ASSIGNMENT: Across the whole listing, copy out every line that includes the string "nslabs".

**** MATERIALS PROVIDED ****

## Fold dW partial reduction into extra waves of the bank DMA kernel

```diff
diff --git a/include/spx_hip.h b/include/spx_hip.h
--- a/include/spx_hip.h
+++ b/include/spx_hip.h
@@ -159,6 +159,7 @@
 size_t spx_bwd_dx_scratch_bytes(const spx_plan* plan, int32_t x_dtype, int32_t B, int32_t HW);
 
 size_t spx_bank_bwd_workspace_bytes(const spx_plan* plan, int32_t B, int32_t HW);
+int spx_bank_bwd_dw_folded(const spx_plan* plan, int32_t x_dtype, int32_t HW, int32_t want_d_bank, int32_t want_d_W);
 int spx_bank_bwd(const spx_plan* plan, const void* x, int32_t x_dtype, int32_t B, int32_t HW,
                  const float* bank, const void* g_in, const void* a_in, const float* d_logits,
                  float* d_bank, float* d_W, void* workspace, void* stream);
diff --git a/scaleprotoseg_amd/_lib.py b/scaleprotoseg_amd/_lib.py
--- a/scaleprotoseg_amd/_lib.py
+++ b/scaleprotoseg_amd/_lib.py
@@ -127,6 +127,7 @@
     "spx_bwd_head_scratch_bytes": (C.c_size_t, [_PP, _I, _I]),
     "spx_bwd_dx_scratch_bytes": (C.c_size_t, [_PP, _I, _I, _I]),
     "spx_bank_bwd_workspace_bytes": (C.c_size_t, [_PP, _I, _I]),
+    "spx_bank_bwd_dw_folded": (C.c_int, [_PP, _I, _I, _I, _I]),
     "spx_bank_bwd": (C.c_int, [_PP, _V, _I, _I, _I, _V, _V, _V, _V, _V, _V, _V, _V]),
     "spx_push_argmin": (C.c_int, [_V, _V, _V, _I, _I, _I, _I, _I, _F, _V, _V, _V, _V]),
     "spx_dist_push_min": (C.c_int, [_PP, _V, _I, _I, _I, _V, _V, _V, _I, _I, _V, _F, _V, _V, _V, _V]),
diff --git a/scaleprotoseg_amd/csrc/spx_api.hip b/scaleprotoseg_amd/csrc/spx_api.hip
--- a/scaleprotoseg_amd/csrc/spx_api.hip
+++ b/scaleprotoseg_amd/csrc/spx_api.hip
@@ -596,6 +596,11 @@
     return spx_bank_bwd_ws_floats(*pl, nsplit) * sizeof(float);
 }
 
+int spx_bank_bwd_dw_folded(const spx_plan* pl, int32_t x_dtype, int32_t HW, int32_t want_d_bank, int32_t want_d_W) {
+    if (check_plan(pl)) return 0;
+    return spx_bank_bwd_folds_dw(*pl, x_dtype, HW, want_d_bank != 0, want_d_W != 0) ? 1 : 0;
+}
+
 int spx_bank_bwd(const spx_plan* pl, const void* x, int32_t x_dtype, int32_t B, int32_t HW, const float* bank,
                  const void* g_in, const void* a_in, const float* d_logits, float* d_bank, float* d_W,
                  void* workspace, void* stream) {
diff --git a/scaleprotoseg_amd/csrc/spx_args.h b/scaleprotoseg_amd/csrc/spx_args.h
--- a/scaleprotoseg_amd/csrc/spx_args.h
+++ b/scaleprotoseg_amd/csrc/spx_args.h
@@ -109,6 +109,7 @@
 hipError_t spx_launch_bwd(const SpxBwdArgs& a, int x_dtype, hipStream_t s);
 hipError_t spx_launch_bank_bwd(const SpxBankBwdArgs& a, int x_dtype, hipStream_t s);
 int spx_bank_bwd_nsplit(const spx_plan& pl, int B, int HW);
+bool spx_bank_bwd_folds_dw(const spx_plan& pl, int x_dtype, int HW, bool want_bank, bool want_w);
 size_t spx_bwd_scratch_elems(const spx_plan& pl, int B, int HW);
 size_t spx_bank_bwd_ws_floats(const spx_plan& pl, int nsplit);
 hipError_t spx_launch_pack_bank(const spx_plan& pl, const float* bank, void* pb, void* pbT, float* p2, hipStream_t s);
diff --git a/scaleprotoseg_amd/csrc/spx_bank.hip b/scaleprotoseg_amd/csrc/spx_bank.hip
--- a/scaleprotoseg_amd/csrc/spx_bank.hip
+++ b/scaleprotoseg_amd/csrc/spx_bank.hip
@@ -1,5 +1,6 @@
 #include "spx_args.h"
 #include "spx_common.h"
+#include <cstdlib>
 #include <type_traits>
 
 #define SPX_BK_THREADS 512
@@ -496,8 +497,66 @@
     return SPX_BD_GSLOTS * NPB * 2 * 1024 + SPX_BD_XSLOTS * SPX_BD_XUNIT + (SPX_BD_GSLOTS + 1) * 1024;
 }
 
-template <int NPB>
-__global__ __launch_bounds__(SPX_BK_THREADS, 2) void spx_bank_dma_kernel(const SpxBankBwdArgs a) {
+template <int RW>
+__device__ __forceinline__ void spx_dw_fold(const SpxBankBwdArgs& a, int q, int j, int rt, int n_steps) {
+    const spx_plan& pl = a.plan;
+    const int K = pl.num_classes, NPB = pl.npb;
+    const int nchb = (pl.channels_per_scale + 31) / 32;
+    const int rows = NPB * 32, ws = spx_bk_wstride(pl);
+    const long long ntiles = (long long)a.B * ((a.HW + SPX_TILE_PX - 1) / SPX_TILE_PX);
+    const int nvb = (pl.panel_np[q] + 31) >> 5;
+    const int nvec = nvb * K * 8;
+    const size_t tstride = (size_t)NPB * K * 32;
+    const float* const base = (const float*)a.a_in + (size_t)q * ntiles * tstride;
+    float* const slab = a.workspace + ((size_t)j * pl.npanels + q) * rows * ws;
+    const int nt = j < ntiles ? (int)((ntiles - j + a.nsplit - 1) / a.nsplit) : 0;
+    const int nfull = nt >> 3, rem = nt & 7;
+    const int ngrp = nfull + (rem ? 1 : 0);
+    const int npass = (nvec + 64 * RW - 1) / (64 * RW);
+    const int nticks = npass * (ngrp + 1);
+    f32x4 s[8], ld[8];
+#pragma unroll
+    for (int u = 0; u < 8; ++u) s[u] = f32x4{0.f, 0.f, 0.f, 0.f};
+    int pass = 0, g = 0, done = 0, due = 0;
+    for (int st = 0; st <= n_steps; ++st) {
+        int todo = nticks - done;
+        if (st < n_steps) {
+            __builtin_amdgcn_s_barrier();
+            due += nticks;
+            todo = due / n_steps;
+            due -= todo * n_steps;
+        }
+        for (; todo > 0; --todo, ++done) {
+            const int v = rt + pass * 64 * RW;
+            const bool on = v < nvec;
+            if (g > 0) {
+                const int cnt = g - 1 < nfull ? 8 : rem;
+#pragma unroll
+                for (int u = 0; u < 8; ++u) s[u] += u < cnt ? ld[u] : f32x4{0.f, 0.f, 0.f, 0.f};
+            }
+            if (g < ngrp) {
+                const float* const src = base + (size_t)(on ? v : nvec - 1) * 4;
+#pragma unroll
+                for (int u = 0; u < 8; ++u) ld[u] = *(const f32x4*)(src + (size_t)(j + (long long)min(8 * g + u, nt - 1) * a.nsplit) * tstride);
+                ++g;
+            } else {
+                if (on) {
+                    const f32x4 tot = ((s[0] + s[1]) + (s[2] + s[3])) + ((s[4] + s[5]) + (s[6] + s[7]));
+                    const int pb = v / (K * 8), r8 = v - pb * (K * 8), cls = r8 >> 3, p4 = r8 & 7;
+#pragma unroll
+                    for (int e = 0; e < 4; ++e) slab[(size_t)(pb * 32 + p4 * 4 + e) * ws + nchb * 32 + cls] = tot[e];
+                }
+#pragma unroll
+                for (int u = 0; u < 8; ++u) s[u] = f32x4{0.f, 0.f, 0.f, 0.f};
+                g = 0;
+                ++pass;
+            }
+        }
+    }
+}
+
+template <int NPB, int RW>
+__global__ __launch_bounds__(SPX_BK_THREADS + 64 * RW, RW ? 1 : 2) void spx_bank_dma_kernel(const SpxBankBwdArgs a) {
     extern __shared__ __attribute__((aligned(16))) char smem[];
     const spx_plan& pl = a.plan;
     const int tid = threadIdx.x, lane = tid & 63;
@@ -545,8 +604,14 @@
 #pragma unroll
             for (int e = 0; e < 16; ++e) accp[i][t][e] = 0.0f;
     }
-    for (int o = tid * 16; o < spx_bd_lds_bytes<NPB>(); o += SPX_BK_THREADS * 16) *(u32x4*)(smem + o) = u32x4{0u, 0u, 0u, 0u};
+    for (int o = tid * 16; o < spx_bd_lds_bytes<NPB>(); o += (SPX_BK_THREADS + 64 * RW) * 16) *(u32x4*)(smem + o) = u32x4{0u, 0u, 0u, 0u};
     __syncthreads();
+    if constexpr (RW > 0) {
+        if (wave >= SPX_BK_THREADS / 64) {
+            spx_dw_fold<RW>(a, q, a.slab_first + split, tid - SPX_BK_THREADS, n_steps);
+            return;
+        }
+    }
 
     auto dma = [&](const char* base, uint32_t vo, char* dst) {
         const uint64_t ba = (uint64_t)base;
@@ -827,14 +892,26 @@
     if (DO_P && a.plan.channels_per_scale <= 64) return launch_bank_k<NPB, NCB, DO_P, DO_W, true>(a, x_dtype, grid, s);
     return launch_bank_k<NPB, NCB, DO_P, DO_W, false>(a, x_dtype, grid, s);
 }
+static bool spx_bank_dma_runs(const spx_plan& pl, int x_dtype, int HW) {
+    return x_dtype == 0 && HW % 64 == 0 && pl.channels_per_scale > 64;
+}
+#ifndef SPX_BD_RED_WAVES
+#define SPX_BD_RED_WAVES 2
+#endif
+bool spx_bank_bwd_folds_dw(const spx_plan& pl, int x_dtype, int HW, bool want_bank, bool want_w) {
+    if (pl.ncb != 1 || !want_bank || !want_w || !spx_bank_dma_runs(pl, x_dtype, HW)) return false;
+    const char* const e = getenv("SPX_BANK_DW_FOLD");
+    return !(e && e[0] == '0');
+}
 template <int NPB, int NCB>
-static hipError_t launch_bank_x(const SpxBankBwdArgs& a, int x_dtype, dim3 grid, hipStream_t s) {
+static hipError_t launch_bank_x(const SpxBankBwdArgs& a, int x_dtype, dim3 grid, bool fold_dw, hipStream_t s) {
     if constexpr (NCB == 1) {
         if (!a.d_bank) return hipSuccess;
-        if (x_dtype == 0 && a.vec_ok == 1 && a.HW % 64 == 0 && a.plan.channels_per_scale > 64) {
+        if (a.vec_ok == 1 && spx_bank_dma_runs(a.plan, x_dtype, a.HW)) {
             constexpr size_t lds = (size_t)spx_bd_lds_bytes<NPB>();
             static_assert(lds <= SPX_LDS_LIMIT, "bank kernel LDS");
-            hipLaunchKernelGGL((spx_bank_dma_kernel<NPB>), grid, dim3(SPX_BK_THREADS), lds, s, a);
+            if (fold_dw) hipLaunchKernelGGL((spx_bank_dma_kernel<NPB, SPX_BD_RED_WAVES>), grid, dim3(SPX_BK_THREADS + 64 * SPX_BD_RED_WAVES), lds, s, a);
+            else hipLaunchKernelGGL((spx_bank_dma_kernel<NPB, 0>), grid, dim3(SPX_BK_THREADS), lds, s, a);
             return hipGetLastError();
         }
         return launch_bank_pw<NPB, NCB, true, false>(a, x_dtype, grid, s);
@@ -849,14 +926,14 @@
     }
 }
 
-static hipError_t spx_launch_bank_part(const SpxBankBwdArgs& a, int x_dtype, hipStream_t s) {
+static hipError_t spx_launch_bank_part(const SpxBankBwdArgs& a, int x_dtype, bool fold_dw, hipStream_t s) {
     const spx_plan& pl = a.plan;
     dim3 grid((unsigned)a.nslabs, (unsigned)pl.npanels);
     if (pl.ncb == 1)
-        return pl.npb == 2 ? launch_bank_x<2, 1>(a, x_dtype, grid, s) : pl.npb == 4 ? launch_bank_x<4, 1>(a, x_dtype, grid, s) : launch_bank_x<6, 1>(a, x_dtype, grid, s);
+        return pl.npb == 2 ? launch_bank_x<2, 1>(a, x_dtype, grid, fold_dw, s) : pl.npb == 4 ? launch_bank_x<4, 1>(a, x_dtype, grid, fold_dw, s) : launch_bank_x<6, 1>(a, x_dtype, grid, fold_dw, s);
     if (pl.ncb == 2)
-        return pl.npb == 2 ? launch_bank_x<2, 2>(a, x_dtype, grid, s) : pl.npb == 4 ? launch_bank_x<4, 2>(a, x_dtype, grid, s) : launch_bank_x<6, 2>(a, x_dtype, grid, s);
-    return pl.npb == 2 ? launch_bank_x<2, 5>(a, x_dtype, grid, s) : pl.npb == 4 ? launch_bank_x<4, 5>(a, x_dtype, grid, s) : launch_bank_x<6, 5>(a, x_dtype, grid, s);
+        return pl.npb == 2 ? launch_bank_x<2, 2>(a, x_dtype, grid, fold_dw, s) : pl.npb == 4 ? launch_bank_x<4, 2>(a, x_dtype, grid, fold_dw, s) : launch_bank_x<6, 2>(a, x_dtype, grid, fold_dw, s);
+    return pl.npb == 2 ? launch_bank_x<2, 5>(a, x_dtype, grid, fold_dw, s) : pl.npb == 4 ? launch_bank_x<4, 5>(a, x_dtype, grid, fold_dw, s) : launch_bank_x<6, 5>(a, x_dtype, grid, fold_dw, s);
 }
 
 hipError_t spx_launch_bank_bwd(const SpxBankBwdArgs& a0, int x_dtype, hipStream_t s) {
@@ -866,17 +943,18 @@
     int nci, nci_vec, sv, st;
     spx_bank_parts(pl, a.B, a.HW, nci, nci_vec, sv, st);
     a.nsplit = sv + st;
+    const bool fold_dw = spx_bank_bwd_folds_dw(pl, x_dtype, a.HW, a.d_bank != nullptr, a.d_W != nullptr);
     hipError_t e = hipSuccess;
     if (sv > 0) {
         a.vec_ok = a.HW % 8 == 0 ? 1 : 2; a.ci_first = 0; a.nci_launch = nci_vec; a.slab_first = 0; a.nslabs = sv;
-        e = spx_launch_bank_part(a, x_dtype, s);
+        e = spx_launch_bank_part(a, x_dtype, fold_dw, s);
     }
     if (e == hipSuccess && st > 0) {
         a.vec_ok = 0; a.ci_first = nci_vec; a.nci_launch = nci - nci_vec; a.slab_first = sv; a.nslabs = st;
-        e = spx_launch_bank_part(a, x_dtype, s);
+        e = spx_launch_bank_part(a, x_dtype, fold_dw, s);
     }
     if (e != hipSuccess) return e;
-    if (pl.ncb == 1 && a.d_W) {
+    if (pl.ncb == 1 && a.d_W && !fold_dw) {
         hipLaunchKernelGGL(spx_dw_reduce_kernel, dim3((unsigned)a.nsplit, (unsigned)pl.npanels), dim3(256), 0, s, a);
         if ((e = hipGetLastError()) != hipSuccess) return e;
     }
```

Result: no change. 804.1 Mpix/s (-0.2%).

****

WRITTEN SOLUTION:
     dim3 grid((unsigned)a.nslabs, (unsigned)pl.npanels);
         a.vec_ok = a.HW % 8 == 0 ? 1 : 2; a.ci_first = 0; a.nci_launch = nci_vec; a.slab_first = 0; a.nslabs = sv;
         a.vec_ok = 0; a.ci_first = nci_vec; a.nci_launch = nci - nci_vec; a.slab_first = sv; a.nslabs = st;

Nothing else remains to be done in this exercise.